# rknn-llm **Repository Path**: l6yang/rknn-llm ## Basic Information - **Project Name**: rknn-llm - **Description**: RKLLM SDK可以帮助用户快速将大语言模型部署到ROC-RK3588-RT上 - **Primary Language**: Unknown - **License**: MIT - **Default Branch**: main - **Homepage**: None - **GVP Project**: No ## Statistics - **Stars**: 0 - **Forks**: 0 - **Created**: 2026-02-09 - **Last Updated**: 2026-02-09 ## Categories & Tags **Categories**: Uncategorized **Tags**: None ## README # Description RKLLM software stack can help users to quickly deploy AI models to Rockchip chips. The overall framework is as follows:
In order to use RKNPU, users need to first run the RKLLM-Toolkit tool on the computer, convert the trained model into an RKLLM format model, and then inference on the development board using the RKLLM C API.
- RKLLM-Toolkit is a software development kit for users to perform model conversionand quantization on PC.
- RKLLM Runtime provides C/C++ programming interfaces for Rockchip NPU platform to help users deploy RKLLM models and accelerate the implementation of LLM applications.
- RKNPU kernel driver is responsible for interacting with NPU hardware.

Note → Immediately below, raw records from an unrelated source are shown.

struct Rx4Cfg {
	static constexpr int NPL = 16, SPS = 4;
	static constexpr bool LAT = false, GEN = false, FAC = false, ACC = false, EN = true, PL = false;
	static constexpr int EBROW = 432, PART = 0;
};
template <int NPL_, int SPS_, bool ACC_, bool EN_, bool PL_ = false>
struct CfgBatch : Rx4Cfg {
	static constexpr int NPL = NPL_, SPS = SPS_;
	static constexpr bool ACC = ACC_, EN = EN_, PL = PL_;
};
template <int NPL_, int SPS_, bool FAC_>
struct CfgDemod : Rx4Cfg {
	static constexpr int NPL = NPL_, SPS = SPS_;
	static constexpr bool GEN = true, FAC = FAC_;
};
struct CfgTch3Front : Rx4Cfg {
	static constexpr int NPL = 8, SPS = 4, EBROW = 216;
	static constexpr bool GEN = true;
};
template <int NPL_, int SPS_, bool ACC_, int PART_ = 0>
struct CfgLoop : Rx4Cfg {
	static constexpr int NPL = NPL_, SPS = SPS_, PART = PART_;
	static constexpr bool LAT = true, ACC = ACC_;
};

template <class P>
struct Rx4Switches : P {
	static constexpr bool SMALL = P::GEN && P::NPL == 8;
	static_assert(!P::FAC || SMALL, "the two-sequence variant builds on the small generic one");
	static_assert(!P::PL || (P::SPS == 4 && !P::GEN && !P::LAT && !P::EN), "the planar layout exists for the fused batch kernel at sps 4");
	static_assert(P::PART == 0 || P::LAT, "only the receive loop's burst is cut in two");
	static constexpr bool PREFETCH_NEXT = P::GEN || P::LAT;
	static constexpr int NSYM = SMALL ? 2 : 4;
	static constexpr int NCHK = SMALL ? 1 : 3;
	static constexpr int NSH = SMALL ? 1 : 2;
	static constexpr bool UB_OVER = !P::LAT && !P::GEN;
	static constexpr bool QL = !P::GEN && !P::LAT && !P::EN && P::SPS == 4 && P::NPL == 16;
	static constexpr bool QX = QL && !P::PL;
	static_assert(!P::PL || QL, "the planar layout exists for the fused batch kernel");
};
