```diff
+            xk[e] = readlane_f64((HI_) == 1 || ((HI_) == 2 && e >= 4) ? x1 : x0, (c0_ + e) & 63);          \
+        const double t0_ = (Q0_[0] * xk[0] + Q0_[1] * xk[1] + Q0_[2] * xk[2]) + (Q0_[3] * xk[3] + Q0_[4] * xk[4] + Q0_[5] * xk[5]); \
+        if ((HI_) == 1) {                                                                                  \
+            const double t1_ = (Q1_[0] * xk[0] + Q1_[1] * xk[1] + Q1_[2] * xk[2]) + (Q1_[3] * xk[3] + Q1_[4] * xk[4] + Q1_[5] * xk[5]); \
+            x0 -= t0_;                                                                                     \
+            x1 = 64 + lane < c0_ ? x1 - t1_ : x1;                                                          \
+        } else {                                                                                           \
+            x0 = lane < c0_ ? x0 - t0_ : x0;                                                               \
         }                                                                                                  \
-        _Pragma("unroll") for (int e = 0; e < 6; e++) y0 -= P0_[e] * x[e];                                 \
-        if (c0_ > 64) { _Pragma("unroll") for (int e = 0; e < 6; e++) y1 -= P1_[e] * x[e]; }               \
-        if (lane == 0) { _Pragma("unroll") for (int t = 0; t < 6; t++) xs[c0_ + t] = x[t]; }               \
-    }
-        double La[6][6], Pa0[6], Pa1[6], Lb[6][6], Pb0[6], Pb1[6];
-        K7_BS_LOAD(NB - 1, La, Pa0, Pa1);
-        for (int J = NB - 1; J >= 0; J -= 2) {
-            K7_BS_LOAD(J - 1, Lb, Pb0, Pb1);
-            K7_BS_STEP(J, La, Pa0, Pa1);
-            if (J - 1 >= 0) {
-                K7_BS_LOAD(J - 2, La, Pa0, Pa1);
-                K7_BS_STEP(J - 1, Lb, Pb0, Pb1);
+    }
+        double Qa0[6], Qa1[6], Qb0[6], Qb1[6];
+        int K = NB - 1;
+        if (K >= 11) {
+            K7_BS_LOAD(K, Qa0, Qa1);
+            for (;;) {
+                K7_BS_LOAD(K - 1, Qb0, Qb1);
+                K7_BS_STEP(K, Qa0, Qa1, 1);
+                if (--K < 11) break;
+                K7_BS_LOAD(K - 1, Qa0, Qa1);
+                K7_BS_STEP(K, Qb0, Qb1, 1);
+                if (--K < 11) break;
+            }
+        }
+        if (K == 10) {
+            K7_BS_LOAD(10, Qa0, Qa1);
+            K7_BS_STEP(10, Qa0, Qa1, 2);
+            K = 9;
+        }
+        if (K >= 1) {
+            K7_BS_LOAD(K, Qa0, Qa1);
+            for (;;) {
+                K7_BS_LOAD(K - 1, Qb0, Qb1);
+                K7_BS_STEP(K, Qa0, Qa1, 0);
+                if (--K < 1) break;
+                K7_BS_LOAD(K - 1, Qa0, Qa1);
+                K7_BS_STEP(K, Qb0, Qb1, 0);
+                if (--K < 1) break;
             }
         }
 #undef K7_BS_LOAD
 #undef K7_BS_STEP
+        if (lane < n) xs[lane] = x0;
+        if (64 + lane < n) xs[64 + lane] = x1;
     }
     __syncthreads();
     BA_STAMP(b, 6);
```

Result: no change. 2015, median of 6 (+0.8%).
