# maxspahn/robot_mpcs

Measured on AMD Instinct MI355X. Metric: MPC solves/sec (batched) at N=30, pointRobot & panda; 1/2/4/8 MI355X, higher is better.
Workload: dtype f64; 1 GPU; BASELINE configs[1]: pointRobot N=30, batch=4096 random start/goal + 3 static obstacles; batch_per_gpu=4096, horizon=30, nvar=9, npar=38, nh=15, warm_start=current_state (cold multipliers, every step solves from scratch), parallelism=1 x independent shards, no data-path collective, streams_per_gpu=4, input_sets=6

## Files before the change

robot_mpcs_amd/csrc/rmpc_fused.hpp:

```cpp

constexpr int kFusedStages = 32;

struct FusedWs {
  double *p;
  double *z[2], *t[2], *lam[2], *nu[2];
  double *dz, *nunew, *gfa;
  double *grow[2], *Jq[2];
  double *wlam, *wnu, *wmu;
  double *R;
  double *KP;
  int *passes;
  int *lastp;
  int *order;
  int *ckey;
  long long *stamps;
  int rs, kps, nv, m, nx, npar, nhs, njqs;
};

#define GSYNC()                                              \
  do {                                                       \
    __builtin_amdgcn_fence(__ATOMIC_RELEASE, "wavefront");   \
    __builtin_amdgcn_s_waitcnt(0);                           \
    __builtin_amdgcn_wave_barrier();                         \
    __builtin_amdgcn_fence(__ATOMIC_ACQUIRE, "wavefront");   \
  } while (0)

#define RMPC_ONE_WAVE
#define RMPC_PHASE __noinline__ RMPC_ONE_WAVE
template <class C>
__device__ RMPC_PHASE bool fused_recursion_lds(const int N, const double dt, const double mu, const double cw, const int lane,
                                               ldouble *const work, ldouble *const slots, const StepOut<ldouble> so) {
  return riccati_recursion<C, kFusedStages, true, ldouble>(N, dt, mu, cw, lane, work, slots, nullptr, 0, so, slots);
}
template <class C>
__device__ RMPC_PHASE bool fused_recursion_mem(const int N, const double dt, const double mu, const double cw, const int lane,
                                               ldouble *const work, const gdouble *const grec, gdouble *const kpb,
                                               const int kps, const StepOut<gdouble> so) {
  return riccati_recursion<C, kFusedStages, false, gdouble, true>(N, dt, mu, cw, lane, work, grec, kpb, kps, so);
}

struct FusedPtrs {
  gdouble *pz[2], *pt[2], *pl[2], *pn[2], *pg[2], *pj[2], *pp, *pdz, *pnn, *pgf, *pwl, *pwn;
};
__device__ __forceinline__ FusedPtrs fused_ptrs(const FusedWs &F, size_t b) {
  asm volatile("" : "+v"(b));
  const size_t S = kFusedStages;
  FusedPtrs P;
  P.pz[0] = (gdouble *)F.z[0] + b * F.nv * S; P.pz[1] = (gdouble *)F.z[1] + b * F.nv * S;
  P.pt[0] = (gdouble *)F.t[0] + b * F.m * S; P.pt[1] = (gdouble *)F.t[1] + b * F.m * S;
  P.pl[0] = (gdouble *)F.lam[0] + b * F.m * S; P.pl[1] = (gdouble *)F.lam[1] + b * F.m * S;
  P.pn[0] = (gdouble *)F.nu[0] + b * F.nx * S; P.pn[1] = (gdouble *)F.nu[1] + b * F.nx * S;
  P.pg[0] = (gdouble *)F.grow[0] + b * F.nhs * S; P.pg[1] = (gdouble *)F.grow[1] + b * F.nhs * S;
  P.pj[0] = (gdouble *)F.Jq[0] + b * F.njqs * S; P.pj[1] = (gdouble *)F.Jq[1] + b * F.njqs * S;
  P.pp = (gdouble *)F.p + b * F.npar * S;
  P.pdz = (gdouble *)F.dz + b * F.nv * S;
  P.pnn = (gdouble *)F.nunew + b * F.nx * S;
  P.pgf = (gdouble *)F.gfa + b * F.nv * S;
  P.pwl = (gdouble *)F.wlam + b * F.m * S;
  P.pwn = (gdouble *)F.wnu + b * F.nx * S;
  return P;
}

typedef const __attribute__((address_space(4))) FusedWs cFusedWs;
__device__ __forceinline__ cFusedWs *uniform_block(const FusedWs *p) {
  const unsigned long long a = (unsigned long long)p;
  const unsigned lo = __builtin_amdgcn_readfirstlane((unsigned)a), hi = __builtin_amdgcn_readfirstlane((unsigned)(a >> 32));
  return (cFusedWs *)(((unsigned long long)hi << 32) | lo);
}
__device__ __forceinline__ void load_block(FusedWs &F, const FusedWs *p) {
  static_assert(sizeof(FusedWs) % 8 == 0, "FusedWs is copied in 8-byte words");
  const __attribute__((address_space(4))) unsigned long long *src = (const __attribute__((address_space(4))) unsigned long long *)uniform_block(p);
  unsigned long long *dst = (unsigned long long *)&F;
#pragma unroll
  for (int i = 0; i < (int)(sizeof(FusedWs) / 8); i++) dst[i] = src[i];
}
struct FusedCur {
  gdouble *zc, *zn, *tc, *tn, *lc, *ln, *nc, *nn, *gc, *gn, *jc, *jn, *pp, *pdz, *pnn, *pgf, *pwl, *pwn;
};
__device__ __forceinline__ FusedCur fused_cur(const FusedWs &F, const size_t b, const int cur) {
  const FusedPtrs P = fused_ptrs(F, b);
  const bool c1 = cur != 0;
  FusedCur Q;
  Q.zc = c1 ? P.pz[1] : P.pz[0]; Q.zn = c1 ? P.pz[0] : P.pz[1];
  Q.tc = c1 ? P.pt[1] : P.pt[0]; Q.tn = c1 ? P.pt[0] : P.pt[1];
  Q.lc = c1 ? P.pl[1] : P.pl[0]; Q.ln = c1 ? P.pl[0] : P.pl[1];
  Q.nc = c1 ? P.pn[1] : P.pn[0]; Q.nn = c1 ? P.pn[0] : P.pn[1];
  Q.gc = c1 ? P.pg[1] : P.pg[0]; Q.gn = c1 ? P.pg[0] : P.pg[1];
  Q.jc = c1 ? P.pj[1] : P.pj[0]; Q.jn = c1 ? P.pj[0] : P.pj[1];
  Q.pp = P.pp; Q.pdz = P.pdz; Q.pnn = P.pnn; Q.pgf = P.pgf; Q.pwl = P.pwl; Q.pwn = P.pwn;
  return Q;
}

struct ArmBlock {
  FusedWs F;
  DevModel M;
};
typedef const __attribute__((address_space(4))) ArmBlock cArmBlock;
struct FusedHalf {
  double gphi_sum;
  int b, valid, retired, first, ipass, nextslot;
};
template <class V>
__device__ __forceinline__ V call_view(const FusedWs *Fp) {
  if constexpr (std::is_same<V, GView>::value) {
    const unsigned long long a = (unsigned long long)Fp;
    const unsigned lo = (unsigned)__builtin_amdgcn_readfirstlane((unsigned)a), hi = (unsigned)__builtin_amdgcn_readfirstlane((unsigned)(a >> 32));
    const unsigned long long u = ((unsigned long long)hi << 32) | lo;
    typedef const __attribute__((address_space(4))) ArmBlock cArmBlock;
    cArmBlock *const blk = (cArmBlock *)u;
    return GView(&blk->M, (GView::cTables *)(u - sizeof(DevTables)));
  } else {
    return V{};
  }
}
struct StepRes { double ap, ad, gp; };
template <class C, class V, int FIRSTC, bool REC_LDS>
__device__ __noinline__ RMPC_ONE_WAVE Partials fused_sweep_call(const FusedWs *Fp, const int N, const double dt, const int use_curv,
                                                  const size_t b, const int cur, const int k, ldouble *const slots,
                                                  const bool nostep, const double alpha, const double adual, const double mu,
                                                  const int warm) {
  using RP = typename std::conditional<REC_LDS, ldouble, gdouble>::type;
  constexpr int GS = FusedSlots<C>::GS, DZ_OFF = FusedSlots<C>::DZ_OFF, NV = C::NV;
  FusedWs F;
  load_block(F, Fp);
  const size_t S = kFusedStages;
  const FusedCur Pw = fused_cur(F, b, cur);
  SweepIO<RP> io;
  io.zc = Pw.zc; io.tc = Pw.tc; io.lc = Pw.lc; io.nc = Pw.nc;
  io.zn = Pw.zn; io.tn = Pw.tn; io.ln = Pw.ln; io.nn = Pw.nn;
  io.pp = Pw.pp; io.gro = Pw.gc; io.jqo = Pw.jc; io.grn = Pw.gn; io.jqn = Pw.jn;
  io.gfa = Pw.pgf;
  io.SS = S; io.loff = (unsigned)k; io.kstride = 1u;
  if constexpr (REC_LDS) {
    io.rec = slots + k * GS;
    io.dzp = slots + DZ_OFF; io.nup = slots + DZ_OFF + NV;
    io.SSd = 1; io.loffd = (unsigned)(k * GS); io.kstrided = (unsigned)GS;
  } else {
    io.rec = (gdouble *)F.R + (b * (size_t)N + k) * C::RS;
    io.dzp = Pw.pdz; io.nup = Pw.pnn;
    io.SSd = S; io.loffd = (unsigned)k; io.kstrided = 1u;
  }
  io.wl = Pw.pwl; io.wn = Pw.pwn; io.warm = warm;
  const SweepK sk = {N, dt, use_curv};
  const V v = call_view<V>(Fp);
  Partials q = {0, 0, 0, 0, 0, 0, 0, 0, 1e300, 0};
  sweep_body<C, -1, RP, V, FIRSTC>(sk, v, io, k, FIRSTC != 0, nostep, alpha, adual, mu, q);
  return q;
}
template <class C, class V, bool REC_LDS>
__device__ __noinline__ RMPC_ONE_WAVE StepRes fused_step_call(const FusedWs *Fp, const size_t b, const int cur, const int k,
                                                ldouble *const slots, const double mu) {
  using RP = typename std::conditional<REC_LDS, ldouble, gdouble>::type;
  constexpr int GS = FusedSlots<C>::GS, DZ_OFF = FusedSlots<C>::DZ_OFF;
  FusedWs F;
  load_block(F, Fp);
  const size_t S = kFusedStages;
  const FusedCur Ps = fused_cur(F, b, cur);
  StepIO<RP> io;
  io.zc = Ps.zc; io.tc = Ps.tc; io.lc = Ps.lc; io.grow = Ps.gc; io.Jq = Ps.jc;
  io.gfa = Ps.pgf;
  io.SS = S; io.loff = (unsigned)k;
  if constexpr (REC_LDS) { io.dz = slots + DZ_OFF; io.SSd = 1; io.loffd = (unsigned)(k * GS); }
  else { io.dz = Ps.pdz; io.SSd = S; io.loffd = (unsigned)k; }
  const V v = call_view<V>(Fp);
  StepRes r = {1.0, 1.0, 0.0};
  step_body<C, RP, V>(v, io, k, mu, r.ap, r.ad, r.gp);
  return r;
}

struct SweepStepOut { double f, th, lgs, sumc, badf, rstat, req, rineq, rcomp, minc, amin_p, amin_d, gphi;
#ifdef RMPC_STAMPS
  long long tk[6];
#endif
};
struct SweepStepRes { Partials q; double amin_p, amin_d, gphi; };
template <class C, class V, int FIRSTC>
__device__ __noinline__ RMPC_ONE_WAVE void fused_sweep_step_call(__attribute__((address_space(3))) SweepStepOut *const out,
                                                                 const FusedWs *Fp, const int N, const double dt, const int use_curv,
                                                           const size_t b, const int cur, const int k, ldouble *const slots,
                                                           const bool live, const bool nostep, const bool fresh, const int ls,
                                                           const double amin_p_in, const double amin_d_in, const double gphi_in,
                                                           const double mu, const int warm) {
  constexpr int GS = FusedSlots<C>::GS, DZ_OFF = FusedSlots<C>::DZ_OFF, NV = C::NV;
  FusedWs F;
  load_block(F, Fp);
  const size_t S = kFusedStages;
  const FusedCur Pw = fused_cur(F, b, cur);
  const V v{};
  SweepIO<ldouble> io;
  io.zc = Pw.zc; io.tc = Pw.tc; io.lc = Pw.lc; io.nc = Pw.nc;
  io.zn = Pw.zn; io.tn = Pw.tn; io.ln = Pw.ln; io.nn = Pw.nn;
  io.pp = Pw.pp; io.gro = Pw.gc; io.jqo = Pw.jc; io.grn = Pw.gn; io.jqn = Pw.jn;
  io.gfa = Pw.pgf;
  io.SS = S; io.loff = (unsigned)k; io.kstride = 1u;
  io.rec = slots + k * GS;
  io.dzp = slots + DZ_OFF; io.nup = slots + DZ_OFF + NV;
  io.SSd = 1; io.loffd = (unsigned)(k * GS); io.kstrided = (unsigned)GS;
  io.wl = Pw.pwl; io.wn = Pw.pwn; io.warm = warm;
  const SweepK sk = {N, dt, use_curv};
  SweepStepRes r;
  const Partials qn = {0, 0, 0, 0, 0, 0, 0, 0, 1e300, 0};
  r.q = qn;
  SecStamps st;
  st.start();
  if constexpr (FIRSTC != 0) {
    r.amin_p = amin_p_in; r.amin_d = amin_d_in; r.gphi = gphi_in;
    if (live) sweep_body<C, -1, ldouble, V, FIRSTC>(sk, v, io, k, true, nostep, 0.0, 0.0, mu, r.q);
  } else {
    SweepTop<C, V> top;
    StepRow<C> sl;
    if (live) sweep_body<C, -1, ldouble, V, 0, 1>(sk, v, io, k, false, nostep, 0.0, 0.0, mu, r.q, nullptr, &top, &sl);
    double ap = (fresh && live) ? sl.ap : 1.0, ad = (fresh && live) ? sl.ad : 1.0, gp = (fresh && live) ? sl.gphi : 0.0;
    st(4);
    {
      double rs1[1] = {gp}, rm0[1] = {0.0}, rn2[2] = {ap, ad};
      wave_reduce_many<kFusedStages>(rs1, rm0, rn2);
      gp = rs1[0]; ap = rn2[0]; ad = rn2[1];
    }
    st(5);
    r.amin_p = fresh ? fmin(amin_p_in, ap) : amin_p_in;
    r.amin_d = fresh ? fmin(amin_d_in, ad) : amin_d_in;
    r.gphi = fresh ? gp : gphi_in;
    const double alpha = nostep ? 0.0 : ldexp(r.amin_p, -ls), adual = nostep ? 0.0 : r.amin_d;
    if (live) sweep_body<C, -1, ldouble, V, 0, 2>(sk, v, io, k, false, nostep, alpha, adual, mu, r.q, nullptr, &top);
  }
  {
    const Partials &q = r.q;
    double rs5[5] = {q.f, q.th, q.logs, q.sumc, q.bad}, rm4[4] = {q.rstat, q.req, q.rineq, q.rcomp}, rn1[1] = {q.minc};
    wave_reduce_many<kFusedStages>(rs5, rm4, rn1);
    out->f = rs5[0]; out->th = rs5[1]; out->lgs = rs5[2]; out->sumc = rs5[3]; out->badf = rs5[4];
    out->rstat = rm4[0]; out->req = rm4[1]; out->rineq = rm4[2]; out->rcomp = rm4[3]; out->minc = rn1[0];
    out->amin_p = r.amin_p; out->amin_d = r.amin_d; out->gphi = r.gphi;
    st.get(q, 0, 4);
    if (k == 0) st.put(*out, 0, 6);
  }
}
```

It has been open source and can be found in the Rockchip kernel code.
# Support Platform
- RK3588 Series
- RK3576 Series
- RK3562 Series
- RV1126B Series
# Support Models
- [x] [LLAMA models](https://huggingface.co/meta-llama)
- [x] [TinyLLAMA models](https://huggingface.co/TinyLlama)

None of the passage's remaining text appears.